*** Block opens ***

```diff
diff --git a/icepy4d_amd/csrc/capi.hip b/icepy4d_amd/csrc/capi.hip
--- a/icepy4d_amd/csrc/capi.hip
+++ b/icepy4d_amd/csrc/capi.hip
@@ -122,10 +122,12 @@
     a.n_ptr = d_n; a.n_max = n_max; a.batch = batch; a.heads = heads; a.cross = cross & 1; a.f32_form = (cross >> 1) & 1; a.scale = scale;
     im_ctx::StageScratch& sc = ctx->scratch;
     const bool wants_planes = !(cross & 4) && !a.f32_form;
+    a.narrow = (cross >> 3) & 1;
     IM_GROW(ctx, ctx->grow(sc.attn_part, attn_part_floats(n_max, batch, heads) * sizeof(float), "stage_attn_part"), -11, "im_flash_attn: out of device memory");
     IM_GROW(ctx, ctx->grow(sc.attn_cnt, attn_counter_ints(n_max, batch, heads) * sizeof(int), "stage_attn_cnt", true), -11, "im_flash_attn: out of device memory");
     if (wants_planes) IM_GROW(ctx, ctx->grow(sc.attn_planes, attn_planes_bytes(n_max, batch, heads), "stage_attn_planes"), -11, "im_flash_attn: out of device memory");
     a.part = sc.attn_part.as<float>(); a.counters = sc.attn_cnt.as<int>(); a.planes = wants_planes ? sc.attn_planes.as<unsigned char>() : nullptr;
+    a.clock = ctx->clock_of(0);
     IM_HIP(ctx, launch_attn_planes(a, (hipStream_t)stream));
     IM_HIP(ctx, launch_flash_attn(a, (hipStream_t)stream));
     IM_GUARD_CHECK(ctx, (hipStream_t)stream, "im_flash_attn");
diff --git a/icepy4d_amd/csrc/kernels.h b/icepy4d_amd/csrc/kernels.h
--- a/icepy4d_amd/csrc/kernels.h
+++ b/icepy4d_amd/csrc/kernels.h
@@ -70,15 +70,19 @@
     void* planes = nullptr;
     int f32_form = 0;
     unsigned long long* clock = nullptr;
+    int narrow = 0;
+    int wide = 0;
 };
 static constexpr int CLOCK_PROBE_SLOTS = 4096;
 static constexpr int ATTN_MAX_SPLIT = 4;
+static constexpr int ATTN_WIDE_MIN_Q = 2048;
 inline size_t attn_part_floats(int n_max, int batch, int heads) { return (size_t)ATTN_MAX_SPLIT * batch * heads * n_max * 66; }
 inline size_t attn_planes_bytes(int n_max, int batch, int heads) { return (size_t)2 * batch * heads * n_max * 384; }
 inline size_t attn_counter_ints(int n_max, int batch, int heads) { return (size_t)batch * heads * ((n_max + 127) / 128); }
 hipError_t launch_flash_attn(const AttnArgs& a, hipStream_t s);
 hipError_t launch_attn_planes(const AttnArgs& a, hipStream_t s);
 hipError_t launch_flash_attn_bx(const AttnArgs& a, hipStream_t s);
+hipError_t launch_flash_attn_bx_wide(const AttnArgs& a, hipStream_t s);
 
 struct ConvArgs {
     const float* in = nullptr;
```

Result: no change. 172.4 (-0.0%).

*** Block closes ***

**WORK REQUIRED**
Would you output every entry exactly as it was written?

**RESULT**
```diff
diff --git a/icepy4d_amd/csrc/capi.hip b/icepy4d_amd/csrc/capi.hip
--- a/icepy4d_amd/csrc/capi.hip
+++ b/icepy4d_amd/csrc/capi.hip
@@ -122,10 +122,12 @@
     a.n_ptr = d_n; a.n_max = n_max; a.batch = batch; a.heads = heads; a.cross = cross & 1; a.f32_form = (cross >> 1) & 1; a.scale = scale;
     im_ctx::StageScratch& sc = ctx->scratch;
     const bool wants_planes = !(cross & 4) && !a.f32_form;
+    a.narrow = (cross >> 3) & 1;
     IM_GROW(ctx, ctx->grow(sc.attn_part, attn_part_floats(n_max, batch, heads) * sizeof(float), "stage_attn_part"), -11, "im_flash_attn: out of device memory");
     IM_GROW(ctx, ctx->grow(sc.attn_cnt, attn_counter_ints(n_max, batch, heads) * sizeof(int), "stage_attn_cnt", true), -11, "im_flash_attn: out of device memory");
     if (wants_planes) IM_GROW(ctx, ctx->grow(sc.attn_planes, attn_planes_bytes(n_max, batch, heads), "stage_attn_planes"), -11, "im_flash_attn: out of device memory");
     a.part = sc.attn_part.as<float>(); a.counters = sc.attn_cnt.as<int>(); a.planes = wants_planes ? sc.attn_planes.as<unsigned char>() : nullptr;
+    a.clock = ctx->clock_of(0);
     IM_HIP(ctx, launch_attn_planes(a, (hipStream_t)stream));
     IM_HIP(ctx, launch_flash_attn(a, (hipStream_t)stream));
     IM_GUARD_CHECK(ctx, (hipStream_t)stream, "im_flash_attn");
diff --git a/icepy4d_amd/csrc/kernels.h b/icepy4d_amd/csrc/kernels.h
--- a/icepy4d_amd/csrc/kernels.h
+++ b/icepy4d_amd/csrc/kernels.h
@@ -70,15 +70,19 @@
     void* planes = nullptr;
     int f32_form = 0;
     unsigned long long* clock = nullptr;
+    int narrow = 0;
+    int wide = 0;
 };
 static constexpr int CLOCK_PROBE_SLOTS = 4096;
 static constexpr int ATTN_MAX_SPLIT = 4;
+static constexpr int ATTN_WIDE_MIN_Q = 2048;
 inline size_t attn_part_floats(int n_max, int batch, int heads) { return (size_t)ATTN_MAX_SPLIT * batch * heads * n_max * 66; }
 inline size_t attn_planes_bytes(int n_max, int batch, int heads) { return (size_t)2 * batch * heads * n_max * 384; }
 inline size_t attn_counter_ints(int n_max, int batch, int heads) { return (size_t)batch * heads * ((n_max + 127) / 128); }
 hipError_t launch_flash_attn(const AttnArgs& a, hipStream_t s);
 hipError_t launch_attn_planes(const AttnArgs& a, hipStream_t s);
 hipError_t launch_flash_attn_bx(const AttnArgs& a, hipStream_t s);
+hipError_t launch_flash_attn_bx_wide(const AttnArgs& a, hipStream_t s);
 
 struct ConvArgs {
     const float* in = nullptr;
```

Result: no change. 172.4 (-0.0%).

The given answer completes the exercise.